▶ [YOUR GOAL]: Copy out every line from the records that includes "kTmaStages".

__________________________________________________

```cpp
static int run_colsum64(const double* X, int64_t N, int D, int64_t ld, double scale, double* out, double* cs_part, const Stats64Plan& p,
                        hipStream_t st) {
    hipLaunchKernelGGL(colsum64_partial_kernel, dim3(p.cs_blocks), dim3(256), 0, st, X, N, ld, D, p.cs_rows, cs_part);
    AM_LAUNCH_CHECK();
    hipLaunchKernelGGL(colsum_reduce_kernel, dim3((unsigned)ceil_div(D, CSR_COLS)), dim3(256), 0, st, cs_part, p.cs_blocks, D, scale, out);
    AM_LAUNCH_CHECK();
    return AM_OK;
}

static int run_scatter64(const double* X, int64_t N, int D, int64_t ld, const double* mean, double scale, double* out, double* sc_part,
                         const Stats64Plan& p, hipStream_t st) {
    hipLaunchKernelGGL(scatter64_partial_kernel, dim3((unsigned)(p.ntri * p.nslabs)), dim3(256), 0, st, X, N, ld, D, mean, p.slab_rows,
                       p.ntri, sc_part);
    AM_LAUNCH_CHECK();
    hipLaunchKernelGGL(scatter64_reduce_kernel, dim3(S64_TILE * S64_TILE / 256, (unsigned)p.ntri), dim3(256), 0, st, sc_part,
                       p.nslabs, p.ntri, D, scale, out);
    AM_LAUNCH_CHECK();
    return AM_OK;
}

extern "C" int am_colsum_f64(const double* X, int64_t N, int D, int64_t ld, double* colsum, void* ws, size_t ws_bytes, am_stream_t stream) {
    int rc;
    if ((rc = check_x64(X, N, D, ld)) != AM_OK) return rc;
    AM_REQUIRE(colsum != nullptr, AM_ERR_BAD_ARG, "colsum is null");
    const Stats64Plan p = plan_stats64(N, D);
// ... 71 lines not shown
```

Baseline: 8.501 million.

## Fuse FAD stats with PRDC set preparation into shared scan and split-f16 scatter

Adds a scan kernel that computes column sums, row norms and max statistics in one pass, and a scatter kernel that uses split-f16 MFMA (hi/lo products) to build the covariance. On the diagonal tiles it also writes the scaled half-precision copy that PRDC needs. In evaluate(), when both FAD and PRDC are requested, this replaces the separate am_stats_f32 and am_prepare_set_f32 passes, aiming to cut repeated reads of the input and the FP64 scatter cost. The standalone stats entry points are also routed through the new path. The split-f16 scatter trades some covariance accuracy for speed and adds a larger workspace requirement.

```diff
diff --git a/audio-metrics_amd/csrc/am_common.h b/audio-metrics_amd/csrc/am_common.h
--- a/audio-metrics_amd/csrc/am_common.h
+++ b/audio-metrics_amd/csrc/am_common.h
@@ -77,4 +77,11 @@
                      hipStream_t st);
 
 
+bool fused_prepare_eligible(int64_t N, int D);
+size_t fused_prepare_workspace_bytes(int64_t N, int D);
+int fused_prepare_stats_f32(const float* X, int64_t N, int64_t ld, int D, double* mean, double* cov, float* norms, unsigned* stats4,
+                            uint16_t* half, int64_t ldh, int drop, void* ws, size_t ws_bytes, hipStream_t st);
+int prepared_half_drop_bits();
+
+
 }
diff --git a/audio-metrics_amd/csrc/evaluate.hip b/audio-metrics_amd/csrc/evaluate.hip
--- a/audio-metrics_amd/csrc/evaluate.hip
+++ b/audio-metrics_amd/csrc/evaluate.hip
@@ -57,6 +57,9 @@
         L.totals = c.take<long long>(4);
         main_bytes = std::max({main_bytes, am_knn_workspace_bytes(n_ref, n_ref, D, k), am_knn_workspace_bytes(n_cand, n_cand, D, k),
                                am_prdc_workspace_bytes(n_ref, n_cand, D)});
+        if (what & AM_EVAL_FAD)
+            for (int s = 0; s < 2; ++s)
+                if (fused_prepare_eligible(n[s], D)) main_bytes = std::max(main_bytes, fused_prepare_workspace_bytes(n[s], D));
     }
     if (what & AM_EVAL_KD) main_bytes = std::max(main_bytes, am_kd_poly_workspace_bytes(S, m, D));
     L.ws_main_bytes = round_up(std::max<size_t>(main_bytes, 256), 256);
@@ -108,6 +111,7 @@
 
     const double* mean[2];
     const double* cov[2];
+    bool prepared[2] = {false, false};
     if (what & AM_EVAL_FAD) {
         for (int s = 0; s < 2; ++s) {
             if (given[s] && given[s]->mean && given[s]->cov) {
@@ -117,7 +121,14 @@
             }
             double* m_out = given[s] && given[s]->mean_out ? given[s]->mean_out : L.mean[s];
             double* c_out = given[s] && given[s]->cov_out ? given[s]->cov_out : L.cov[s];
-            if ((rc = am_stats_f32(X[s], n[s], D, ld[s], m_out, c_out, L.ws_main, L.ws_main_bytes, stream)) != AM_OK) return rc;
+            if ((what & AM_EVAL_PRDC) && fused_prepare_eligible(n[s], D)) {
+                if ((rc = fused_prepare_stats_f32(X[s], n[s], ld[s], D, m_out, c_out, L.norms[s], L.pstats[s], L.half[s], am_prepared_half_ld(D),
+                                                  prepared_half_drop_bits(), L.ws_main, L.ws_main_bytes, st)) != AM_OK)
+                    return rc;
+                prepared[s] = true;
+            } else if ((rc = am_stats_f32(X[s], n[s], D, ld[s], m_out, c_out, L.ws_main, L.ws_main_bytes, stream)) != AM_OK) {
+                return rc;
+            }
             mean[s] = m_out;
             cov[s] = c_out;
         }
@@ -136,7 +147,8 @@
     if (what & AM_EVAL_PRDC) {
         am_prepared_set prep[2];
         for (int s = 0; s < 2; ++s) {
-            if ((rc = am_prepare_set_f32(X[s], n[s], ld[s], D, L.norms[s], L.pstats[s], L.half[s], stream)) != AM_OK) return rc;
+            if (!prepared[s] && (rc = am_prepare_set_f32(X[s], n[s], ld[s], D, L.norms[s], L.pstats[s], L.half[s], stream)) != AM_OK)
+                return rc;
             prep[s].norms = L.norms[s];
             prep[s].stats = L.pstats[s];
             prep[s].half = L.half[s];
diff --git a/audio-metrics_amd/csrc/pairwise.hip b/audio-metrics_amd/csrc/pairwise.hip
--- a/audio-metrics_amd/csrc/pairwise.hip
+++ b/audio-metrics_amd/csrc/pairwise.hip
@@ -1335,6 +1335,10 @@
 static bool prepared_ok(const am_prepared_set* p) { return p != nullptr && p->norms != nullptr && p->stats != nullptr && p->half != nullptr; }
 static PreparedSet prepared_of(const am_prepared_set* p) { return PreparedSet{p->norms, p->stats, p->half}; }
 
+namespace am {
+int prepared_half_drop_bits() { return half_drop_bits(); }
+}
+
 extern "C" int64_t am_prepared_half_ld(int D) { return D < 1 ? 0 : half_ld(D); }
 
 extern "C" int am_prepare_set_f32(const float* X, int64_t N, int64_t ld, int D, float* norms, uint32_t* stats4, uint16_t* half,
diff --git a/audio-metrics_amd/csrc/stats.hip b/audio-metrics_amd/csrc/stats.hip
--- a/audio-metrics_amd/csrc/stats.hip
+++ b/audio-metrics_amd/csrc/stats.hip
@@ -1,5 +1,6 @@
 #include "am_common.h"
 #include "tile_engine.h"
+#include "pairwise_common.h"
 #include <algorithm>
 
 namespace am {
@@ -55,8 +56,8 @@
 }
 
 constexpr int CSR_COLS = 16, CSR_PARTS = 16;
-__global__ void __launch_bounds__(256) colsum_reduce_kernel(const double* __restrict__ partial, int nblocks, int D,
-                                                            double scale, double* __restrict__ out) {
+__device__ __forceinline__ void colsum_reduce_block(const double* __restrict__ partial, int nblocks, int D, double scale,
+                                                    double* __restrict__ out) {
     __shared__ double red[CSR_PARTS][CSR_COLS];
     const int c = threadIdx.x % CSR_COLS, part = threadIdx.x / CSR_COLS;
     const int d = blockIdx.x * CSR_COLS + c;
@@ -79,6 +80,11 @@
         for (int q = 1; q < CSR_PARTS; ++q) t += red[q][c];
         out[d] = t * scale;
     }
+}
+
+__global__ void __launch_bounds__(256) colsum_reduce_kernel(const double* __restrict__ partial, int nblocks, int D,
+                                                            double scale, double* __restrict__ out) {
+    colsum_reduce_block(partial, nblocks, D, scale, out);
 }
 
 __device__ __forceinline__ void tri_decode(int t, int T, int& tp, int& tq) {
@@ -237,6 +243,273 @@
 __global__ void zero_f64_kernel(double* __restrict__ p, int64_t n) {
     const int64_t i = (int64_t)blockIdx.x * blockDim.x + threadIdx.x;
     if (i < n) p[i] = 0.0;
+}
+
+
+template <int NC>
+__global__ void __launch_bounds__(256) prep_scan_kernel(const float* __restrict__ X, int64_t N, int64_t ld, int D,
+                                                        int64_t rows_per_block, float* __restrict__ norms,
+                                                        double* __restrict__ col_part, unsigned* __restrict__ max_part) {
+    __shared__ double red[4][NC * 256];
+    __shared__ unsigned mred[4][2];
+    const int lane = threadIdx.x & 63, wave = threadIdx.x >> 6;
+    const int64_t r0 = (int64_t)blockIdx.x * rows_per_block;
+    const int64_t r1 = (r0 + rows_per_block < N) ? r0 + rows_per_block : N;
+    double cs[NC][4];
+#pragma unroll
+    for (int c = 0; c < NC; ++c)
+#pragma unroll
+        for (int e = 0; e < 4; ++e) cs[c][e] = 0.0;
+    unsigned mabs = 0u, mnorm = 0u;
+    for (int64_t row = r0 + wave * 4; row < r1; row += 16) {
+        f32x4 v[4][NC];
+#pragma unroll
+        for (int u = 0; u < 4; ++u)
+#pragma unroll
+            for (int c = 0; c < NC; ++c) v[u][c] = load_k4(row + u < r1 ? X + (row + u) * ld : nullptr, lane * 4 + 256 * c, D);
+#pragma unroll
+        for (int u = 0; u < 4; ++u) {
+            float acc = 0.f;
+#pragma unroll
+            for (int c = 0; c < NC; ++c) {
+                const f32x4 x = v[u][c];
+                if (lane * 4 + 256 * c < D) {
+                    acc = fmaf(x.x, x.x, acc);
+                    acc = fmaf(x.y, x.y, acc);
+                    acc = fmaf(x.z, x.z, acc);
+                    acc = fmaf(x.w, x.w, acc);
+                }
+                cs[c][0] += (double)x.x; cs[c][1] += (double)x.y; cs[c][2] += (double)x.z; cs[c][3] += (double)x.w;
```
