template <bool SYM>
__global__ void __launch_bounds__(kTmaThreads, EVOK_GRAD_TMA_CTAS_PER_SM)
    grad_partial_tma_kernel(int form, const float* __restrict__ X, int64_t ldx, const float* __restrict__ w, const float* __restrict__ mu,
                            const float* __restrict__ sigma, int64_t n_units, int64_t D, int64_t units_per_chunk, int split, uint64_t unit0,
                            const __grid_constant__ PhiloxKey key, const uint32_t* __restrict__ stream_off, float* __restrict__ partial) {
  extern __shared__ __align__(128) unsigned char smem_raw[];
  float* tiles = reinterpret_cast<float*>(smem_raw);
  uint64_t* full = reinterpret_cast<uint64_t*>(smem_raw + (size_t)kTmaStages * kTmaRows * kTmaCols * sizeof(float));
  uint64_t* empty = full + kTmaStages;

  const int tid = threadIdx.x, warp = tid >> 5, lane = tid & 31;
  const int64_t col0 = (int64_t)blockIdx.x * kTmaCols;
  const int64_t width = min((int64_t)kTmaCols, D - col0);
  const int64_t r_begin = (int64_t)blockIdx.y * units_per_chunk;
  const int64_t r_end = min(n_units, r_begin + units_per_chunk);
  const int64_t n_rows = r_end - r_begin;
  const int64_t n_groups = (n_rows + kTmaRows - 1) / kTmaRows;
  const int64_t row_stride = (SYM ? 2 : 1) * ldx;
  const uint32_t mask = rebuilt_mask(split);

  if (tid == 0) {
    for (int s = 0; s < kTmaStages; ++s) {
      mbar_init(&full[s], 1);
      mbar_init(&empty[s], kTmaConsumers / 32);
    }
    asm volatile("fence.mbarrier_init.release.cluster;" ::: "memory");
  }
  __syncthreads();

  if (warp == kTmaConsumers / 32) {
    if (lane == 0) {
      const uint32_t row_bytes = (uint32_t)(width * sizeof(float));
      int64_t t = 0;
      for (int64_t g = 0; g < n_groups; ++g) {
        if (group_rebuilt(mask, g)) continue;
        const int s = (int)(t % kTmaStages);
        const uint32_t use = (uint32_t)(t / kTmaStages);
        ++t;
        if (use > 0) mbar_wait(&empty[s], (use - 1) & 1);
        const int64_t r0 = r_begin + g * kTmaRows;
        const int rows = (int)min((int64_t)kTmaRows, r_end - r0);
        mbar_expect_tx(&full[s], rows * row_bytes);
        float* dst = tiles + (size_t)s * kTmaRows * kTmaCols;
        for (int i = 0; i < rows; ++i) bulk_load(dst + (size_t)i * kTmaCols, X + (r0 + i) * row_stride + col0, row_bytes, &full[s]);
      }
    }
    return;
  }

  const int64_t col = col0 + (int64_t)tid * 4;
  const bool active = col < D;
  const uint32_t sw = key.stream_lo + (stream_off ? __ldg(stream_off) : 0u);
  const int frm = SYM ? EVOK_GRAD_SYMMETRIC : form;
  float m[4], sg[4], c1[4], c0[4];
#pragma unroll
  for (int c = 0; c < 4; ++c) {
    sg[c] = active ? __ldg(sigma + col + c) : 1.0f;
    m[c] = active ? __ldg(mu + col + c) : 0.0f;
    grad_coeffs(frm, sg[c], c1[c], c0[c]);
  }
  float s1[4] = {0.f, 0.f, 0.f, 0.f}, s2[4] = {0.f, 0.f, 0.f, 0.f};

  int64_t t = 0;
// ... 177 lines not shown
  if (chunks < p.n_chunks && !c.wsum) set_chunks(p, chunks);
  if (c.eps == kEpsRebuild && !vec_ok) {
    p.vec = 4;
    p.n_coltiles = (int)(((c.D + 3) / 4 + p.tx - 1) / p.tx);
  }
  return p;
}

using PartialKernel = void (*)(int, const float*, int64_t, const float*, const float*, const float*, int64_t, int64_t, int64_t, uint64_t,
                               PhiloxKey, const uint32_t*, float*, GradItems, SepWeights);
#define EVOK_GRAD_TXS(VEC, SYM, EPS, SEPW)                                                                             \
  {                                                                                                                    \
    grad_partial_kernel<VEC, 32, SYM, EPS, SEPW>, grad_partial_kernel<VEC, 64, SYM, EPS, SEPW>,                        \
        grad_partial_kernel<VEC, 128, SYM, EPS, SEPW>, grad_partial_kernel<VEC, 256, SYM, EPS, SEPW>                   \
  }
static const PartialKernel kPartialKernels[12][4] = {
    EVOK_GRAD_TXS(1, false, kEpsRead, false),    EVOK_GRAD_TXS(1, true, kEpsRead, false),  EVOK_GRAD_TXS(4, false, kEpsRead, false),
    EVOK_GRAD_TXS(4, true, kEpsRead, false),     EVOK_GRAD_TXS(4, false, kEpsRegen, false), EVOK_GRAD_TXS(4, true, kEpsRegen, false),
    EVOK_GRAD_TXS(4, false, kEpsRebuild, false), EVOK_GRAD_TXS(4, true, kEpsRebuild, false), EVOK_GRAD_TXS(4, false, kEpsRegen, true),
    EVOK_GRAD_TXS(1, false, kEpsRead, true),     EVOK_GRAD_TXS(4, false, kEpsRead, true),  EVOK_GRAD_TXS(4, false, kEpsRebuild, true)};
#undef EVOK_GRAD_TXS

static int partial_row(int eps, int vec, bool sym, bool sepw) {
  if (sepw) return eps == kEpsRegen ? 8 : eps == kEpsRead ? 9 + vec / 4 : 11;
  return 2 * (eps == kEpsRead ? vec / 4 : 1 + eps) + (sym ? 1 : 0);
}
static int tx_index(int tx) { return tx == 32 ? 0 : tx == 64 ? 1 : tx == 128 ? 2 : 3; }

static void launch_partial(const GradCall& c, const GradPlan& p, int64_t b0, int64_t nb, float* partial) {
  PhiloxKey key = c.key;
  key.stream_lo += (uint32_t)b0;
  const float* X = c.X + b0 * c.items.x;
  const float* w = c.w + b0 * c.items.w;
  const float* mu = c.mu + b0 * c.items.mu;
  const float* sigma = c.sigma + b0 * c.items.sigma;
  const uint64_t unit0 = (uint64_t)(is_sym(c) ? c.row0 / 2 : c.row0);
  if (p.tma) {
    const int rebuilt = c.split < 0 ? device_auto_split() : c.split;
    auto kernel = is_sym(c) ? grad_partial_tma_kernel<true> : grad_partial_tma_kernel<false>;
    cudaFuncSetAttribute(kernel, cudaFuncAttributeMaxDynamicSharedMemorySize, (int)kTmaSmemBytes);
    kernel<<<dim3(p.n_coltiles, p.n_chunks), kTmaThreads, kTmaSmemBytes, c.st>>>(c.form, X, c.ldx, w, mu, sigma, p.n_units, c.D, p.units_per_chunk,
                                                                                  rebuilt, unit0, key, c.stream_off, partial);
    return;
  }
  SepWeights sepw = c.sepw;
  if (sepw.q) sepw.q += b0 * c.items.w;
  const PartialKernel kernel = kPartialKernels[partial_row(c.eps, p.vec, is_sym(c), c.wsum != nullptr)][tx_index(p.tx)];
  kernel<<<dim3(p.n_coltiles, p.n_chunks, (unsigned)nb), kGradThreads, 0, c.st>>>(c.form, X, c.ldx, w, mu, sigma, p.n_units, c.D,
                                                                                    p.units_per_chunk, unit0, key, c.stream_off, partial, c.items, sepw);
}

static int launch_finalize(const GradCall& c, int n_chunks, int64_t b0, int64_t nb, const float* partial) {
  const unsigned grid = (unsigned)((c.D + 255) / 256);
  if (c.push) {
    grad_finalize_push_kernel<<<grid, 256, 0, c.st>>>(partial, n_chunks, c.D, c.scale_mu, c.scale_sigma, c.push->sink, c.push->epoch, c.push->done);
  } else if (c.wsum) {
    grad_finalize_kernel<true><<<dim3(grid, (unsigned)nb), 256, 0, c.st>>>(partial, n_chunks, c.D, c.scale_mu, c.scale_sigma, c.out_mu + b0 * c.D,
                                                                           c.out_sigma + b0 * c.D, c.items.partial, c.sepw.wsum_partial, c.wsum + b0);
  } else {
    grad_finalize_kernel<<<dim3(grid, (unsigned)nb), 256, 0, c.st>>>(partial, n_chunks, c.D, c.scale_mu, c.scale_sigma, c.out_mu + b0 * c.D,
                                                                     c.out_sigma + b0 * c.D, c.items.partial);
  }
  EVOK_CHECK_LAUNCH();
  return 0;
}

static int run_grad(GradCall c) {
  if (c.n_items == 0) return 0;
  float* partial = (float*)c.ws;
  if ((is_sym(c) ? c.n_rows / 2 : c.n_rows) == 0) {
    if (c.push) return launch_finalize(c, 0, 0, 1, partial);
    cudaMemsetAsync(c.out_mu, 0, (size_t)c.n_items * c.D * 4, c.st);
    cudaMemsetAsync(c.out_sigma, 0, (size_t)c.n_items * c.D * 4, c.st);
    return 0;
  }
  const GradPlan p = plan_grad(c);
  c.items.partial = (int64_t)p.n_chunks * 2 * c.D;
  const int64_t chunk = c.n_items < kMaxGridY ? c.n_items : kMaxGridY;
  if (c.ws_bytes < (size_t)chunk * c.items.partial * sizeof(float)) return EVOK_E_WORKSPACE;
  return for_item_chunks(c.n_items, kMaxGridY, [&](int64_t b0, int64_t nb) {
    launch_partial(c, p, b0, nb, partial);
    EVOK_CHECK_LAUNCH();
    return launch_finalize(c, p.n_chunks, b0, nb, partial);
  });
}

static bool bad_form(int form) { return form < EVOK_GRAD_SEPARABLE || form > EVOK_GRAD_MOMENTS; }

__________________________________________________

▶ [YOUR SOLUTION]:
  uint64_t* full = reinterpret_cast<uint64_t*>(smem_raw + (size_t)kTmaStages * kTmaRows * kTmaCols * sizeof(float));
  uint64_t* empty = full + kTmaStages;
    for (int s = 0; s < kTmaStages; ++s) {
        const int s = (int)(t % kTmaStages);
        const uint32_t use = (uint32_t)(t / kTmaStages);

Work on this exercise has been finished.